BEGIN Data excerpts
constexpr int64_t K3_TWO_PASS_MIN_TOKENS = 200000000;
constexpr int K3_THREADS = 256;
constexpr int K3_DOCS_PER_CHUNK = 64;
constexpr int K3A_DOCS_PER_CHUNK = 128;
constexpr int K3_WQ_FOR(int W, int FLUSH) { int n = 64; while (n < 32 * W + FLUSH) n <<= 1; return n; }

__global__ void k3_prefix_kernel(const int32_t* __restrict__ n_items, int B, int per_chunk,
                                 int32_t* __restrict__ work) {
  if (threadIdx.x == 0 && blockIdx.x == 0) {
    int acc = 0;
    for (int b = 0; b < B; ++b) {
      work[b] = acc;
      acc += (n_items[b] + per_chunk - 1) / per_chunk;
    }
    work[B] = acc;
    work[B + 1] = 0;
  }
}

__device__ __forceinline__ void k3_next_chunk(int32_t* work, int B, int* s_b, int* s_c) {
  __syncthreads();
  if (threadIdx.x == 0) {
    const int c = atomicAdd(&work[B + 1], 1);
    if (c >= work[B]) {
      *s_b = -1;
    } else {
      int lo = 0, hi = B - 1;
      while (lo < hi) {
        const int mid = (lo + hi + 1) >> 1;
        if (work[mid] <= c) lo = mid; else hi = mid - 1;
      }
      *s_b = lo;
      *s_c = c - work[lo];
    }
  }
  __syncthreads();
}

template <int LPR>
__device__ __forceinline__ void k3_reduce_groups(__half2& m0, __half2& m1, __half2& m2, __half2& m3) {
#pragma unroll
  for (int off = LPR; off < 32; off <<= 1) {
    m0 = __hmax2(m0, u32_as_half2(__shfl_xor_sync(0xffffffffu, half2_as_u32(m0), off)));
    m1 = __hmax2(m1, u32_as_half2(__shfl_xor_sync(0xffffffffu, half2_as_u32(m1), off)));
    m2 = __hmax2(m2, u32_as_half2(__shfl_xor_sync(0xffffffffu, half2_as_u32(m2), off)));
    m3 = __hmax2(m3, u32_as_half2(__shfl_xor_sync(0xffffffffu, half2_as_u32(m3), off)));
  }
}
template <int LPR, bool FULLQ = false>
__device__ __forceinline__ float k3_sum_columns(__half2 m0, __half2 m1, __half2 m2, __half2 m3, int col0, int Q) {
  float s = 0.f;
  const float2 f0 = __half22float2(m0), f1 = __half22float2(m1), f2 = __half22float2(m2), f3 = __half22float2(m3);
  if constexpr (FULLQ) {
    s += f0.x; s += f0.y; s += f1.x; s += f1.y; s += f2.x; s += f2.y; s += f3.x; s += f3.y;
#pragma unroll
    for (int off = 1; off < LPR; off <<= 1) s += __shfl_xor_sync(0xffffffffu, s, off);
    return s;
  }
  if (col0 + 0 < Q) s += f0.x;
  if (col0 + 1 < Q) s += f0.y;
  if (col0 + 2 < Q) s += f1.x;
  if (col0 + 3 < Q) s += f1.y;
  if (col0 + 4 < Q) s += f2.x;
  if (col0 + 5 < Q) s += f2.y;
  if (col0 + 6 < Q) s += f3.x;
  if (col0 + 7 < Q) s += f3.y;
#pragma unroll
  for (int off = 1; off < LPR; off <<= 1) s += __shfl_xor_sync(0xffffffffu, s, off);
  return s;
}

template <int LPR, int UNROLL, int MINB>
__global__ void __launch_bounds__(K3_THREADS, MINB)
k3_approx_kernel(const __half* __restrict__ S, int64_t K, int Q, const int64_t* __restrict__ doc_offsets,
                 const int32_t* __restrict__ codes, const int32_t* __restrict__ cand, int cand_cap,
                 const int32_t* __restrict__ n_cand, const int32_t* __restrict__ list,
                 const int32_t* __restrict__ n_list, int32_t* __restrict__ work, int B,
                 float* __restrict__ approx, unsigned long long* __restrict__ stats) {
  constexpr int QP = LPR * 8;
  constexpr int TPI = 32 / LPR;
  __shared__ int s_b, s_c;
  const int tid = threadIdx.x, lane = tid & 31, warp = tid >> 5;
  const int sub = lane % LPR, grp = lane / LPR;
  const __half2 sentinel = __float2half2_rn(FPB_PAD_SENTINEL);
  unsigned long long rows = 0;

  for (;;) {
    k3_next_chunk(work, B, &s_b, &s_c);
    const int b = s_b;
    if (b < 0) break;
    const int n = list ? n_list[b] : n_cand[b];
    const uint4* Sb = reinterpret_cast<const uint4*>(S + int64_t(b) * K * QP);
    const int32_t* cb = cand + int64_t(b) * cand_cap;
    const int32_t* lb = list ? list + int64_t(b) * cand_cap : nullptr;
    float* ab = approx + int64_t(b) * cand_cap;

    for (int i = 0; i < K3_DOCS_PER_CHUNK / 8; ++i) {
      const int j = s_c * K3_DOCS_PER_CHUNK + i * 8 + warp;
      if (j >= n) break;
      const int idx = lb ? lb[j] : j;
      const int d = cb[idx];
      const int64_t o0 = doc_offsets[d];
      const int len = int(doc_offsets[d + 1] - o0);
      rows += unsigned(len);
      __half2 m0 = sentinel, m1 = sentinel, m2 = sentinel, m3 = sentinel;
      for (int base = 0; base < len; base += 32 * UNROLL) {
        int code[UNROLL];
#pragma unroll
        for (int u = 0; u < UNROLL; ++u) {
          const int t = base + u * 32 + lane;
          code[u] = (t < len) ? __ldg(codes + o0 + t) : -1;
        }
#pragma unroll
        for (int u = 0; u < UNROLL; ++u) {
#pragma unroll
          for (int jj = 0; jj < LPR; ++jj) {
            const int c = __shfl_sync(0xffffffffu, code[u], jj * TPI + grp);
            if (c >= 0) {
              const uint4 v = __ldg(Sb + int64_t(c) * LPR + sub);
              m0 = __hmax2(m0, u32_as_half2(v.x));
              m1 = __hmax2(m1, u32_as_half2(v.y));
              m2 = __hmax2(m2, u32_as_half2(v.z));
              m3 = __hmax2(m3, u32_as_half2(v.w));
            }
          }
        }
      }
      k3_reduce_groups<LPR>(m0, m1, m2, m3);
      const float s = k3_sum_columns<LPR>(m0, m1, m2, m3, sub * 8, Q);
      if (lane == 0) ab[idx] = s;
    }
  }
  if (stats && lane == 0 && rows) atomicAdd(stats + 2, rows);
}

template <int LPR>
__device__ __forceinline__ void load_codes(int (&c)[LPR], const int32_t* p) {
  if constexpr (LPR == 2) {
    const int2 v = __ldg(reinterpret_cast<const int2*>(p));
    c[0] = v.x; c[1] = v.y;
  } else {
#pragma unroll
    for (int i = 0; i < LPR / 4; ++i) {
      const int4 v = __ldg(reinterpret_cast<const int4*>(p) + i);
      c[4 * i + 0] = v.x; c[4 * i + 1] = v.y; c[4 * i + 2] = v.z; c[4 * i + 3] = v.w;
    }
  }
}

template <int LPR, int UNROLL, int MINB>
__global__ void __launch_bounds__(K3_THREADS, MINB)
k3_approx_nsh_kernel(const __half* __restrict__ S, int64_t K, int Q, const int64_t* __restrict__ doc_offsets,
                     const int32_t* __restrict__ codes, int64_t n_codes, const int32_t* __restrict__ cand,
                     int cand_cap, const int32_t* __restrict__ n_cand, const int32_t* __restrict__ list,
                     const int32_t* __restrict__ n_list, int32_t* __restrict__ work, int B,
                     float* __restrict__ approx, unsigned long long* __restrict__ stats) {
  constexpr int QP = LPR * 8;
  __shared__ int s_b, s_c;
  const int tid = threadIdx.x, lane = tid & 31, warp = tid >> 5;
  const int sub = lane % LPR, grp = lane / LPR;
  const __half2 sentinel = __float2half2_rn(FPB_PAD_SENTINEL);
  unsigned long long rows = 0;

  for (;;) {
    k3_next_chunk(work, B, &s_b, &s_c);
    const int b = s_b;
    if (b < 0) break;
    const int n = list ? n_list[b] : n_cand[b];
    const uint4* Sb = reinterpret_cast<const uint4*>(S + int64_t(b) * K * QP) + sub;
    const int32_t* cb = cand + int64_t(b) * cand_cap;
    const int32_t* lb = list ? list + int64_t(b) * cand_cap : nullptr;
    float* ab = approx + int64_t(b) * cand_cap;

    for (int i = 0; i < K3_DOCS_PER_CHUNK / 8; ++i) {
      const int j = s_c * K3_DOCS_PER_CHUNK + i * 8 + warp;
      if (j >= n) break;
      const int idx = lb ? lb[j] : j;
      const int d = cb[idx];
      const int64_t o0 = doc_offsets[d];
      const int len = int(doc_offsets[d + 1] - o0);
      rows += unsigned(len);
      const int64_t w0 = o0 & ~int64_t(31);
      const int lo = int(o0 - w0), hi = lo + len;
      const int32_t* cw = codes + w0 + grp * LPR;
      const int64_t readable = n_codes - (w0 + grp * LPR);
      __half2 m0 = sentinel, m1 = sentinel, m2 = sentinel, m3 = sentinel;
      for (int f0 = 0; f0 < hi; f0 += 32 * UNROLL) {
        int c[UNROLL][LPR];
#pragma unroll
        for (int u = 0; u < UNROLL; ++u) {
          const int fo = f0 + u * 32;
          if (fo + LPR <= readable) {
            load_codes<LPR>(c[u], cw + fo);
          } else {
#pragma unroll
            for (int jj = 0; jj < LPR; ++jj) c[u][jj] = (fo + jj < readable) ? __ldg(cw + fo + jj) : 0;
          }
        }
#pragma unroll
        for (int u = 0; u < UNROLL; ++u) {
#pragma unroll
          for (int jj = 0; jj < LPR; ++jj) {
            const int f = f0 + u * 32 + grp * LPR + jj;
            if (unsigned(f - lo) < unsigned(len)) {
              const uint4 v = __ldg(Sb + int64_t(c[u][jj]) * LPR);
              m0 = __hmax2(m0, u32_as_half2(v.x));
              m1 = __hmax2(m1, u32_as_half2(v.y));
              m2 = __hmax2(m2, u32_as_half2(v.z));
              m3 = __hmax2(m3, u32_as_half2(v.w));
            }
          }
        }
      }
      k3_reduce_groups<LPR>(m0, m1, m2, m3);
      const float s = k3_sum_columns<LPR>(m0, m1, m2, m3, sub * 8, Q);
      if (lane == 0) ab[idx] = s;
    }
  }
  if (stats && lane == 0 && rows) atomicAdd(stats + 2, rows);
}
END Data excerpts
(Problem to work on) Copy the records above exactly, from the first line through the line containing "constexpr int K3_WQ_FOR(int", and include nothing else.

(Solved problem)
constexpr int64_t K3_TWO_PASS_MIN_TOKENS = 200000000;
constexpr int K3_THREADS = 256;
constexpr int K3_DOCS_PER_CHUNK = 64;
constexpr int K3A_DOCS_PER_CHUNK = 128;
constexpr int K3_WQ_FOR(int W, int FLUSH) { int n = 64; while (n < 32 * W + FLUSH) n <<= 1; return n; }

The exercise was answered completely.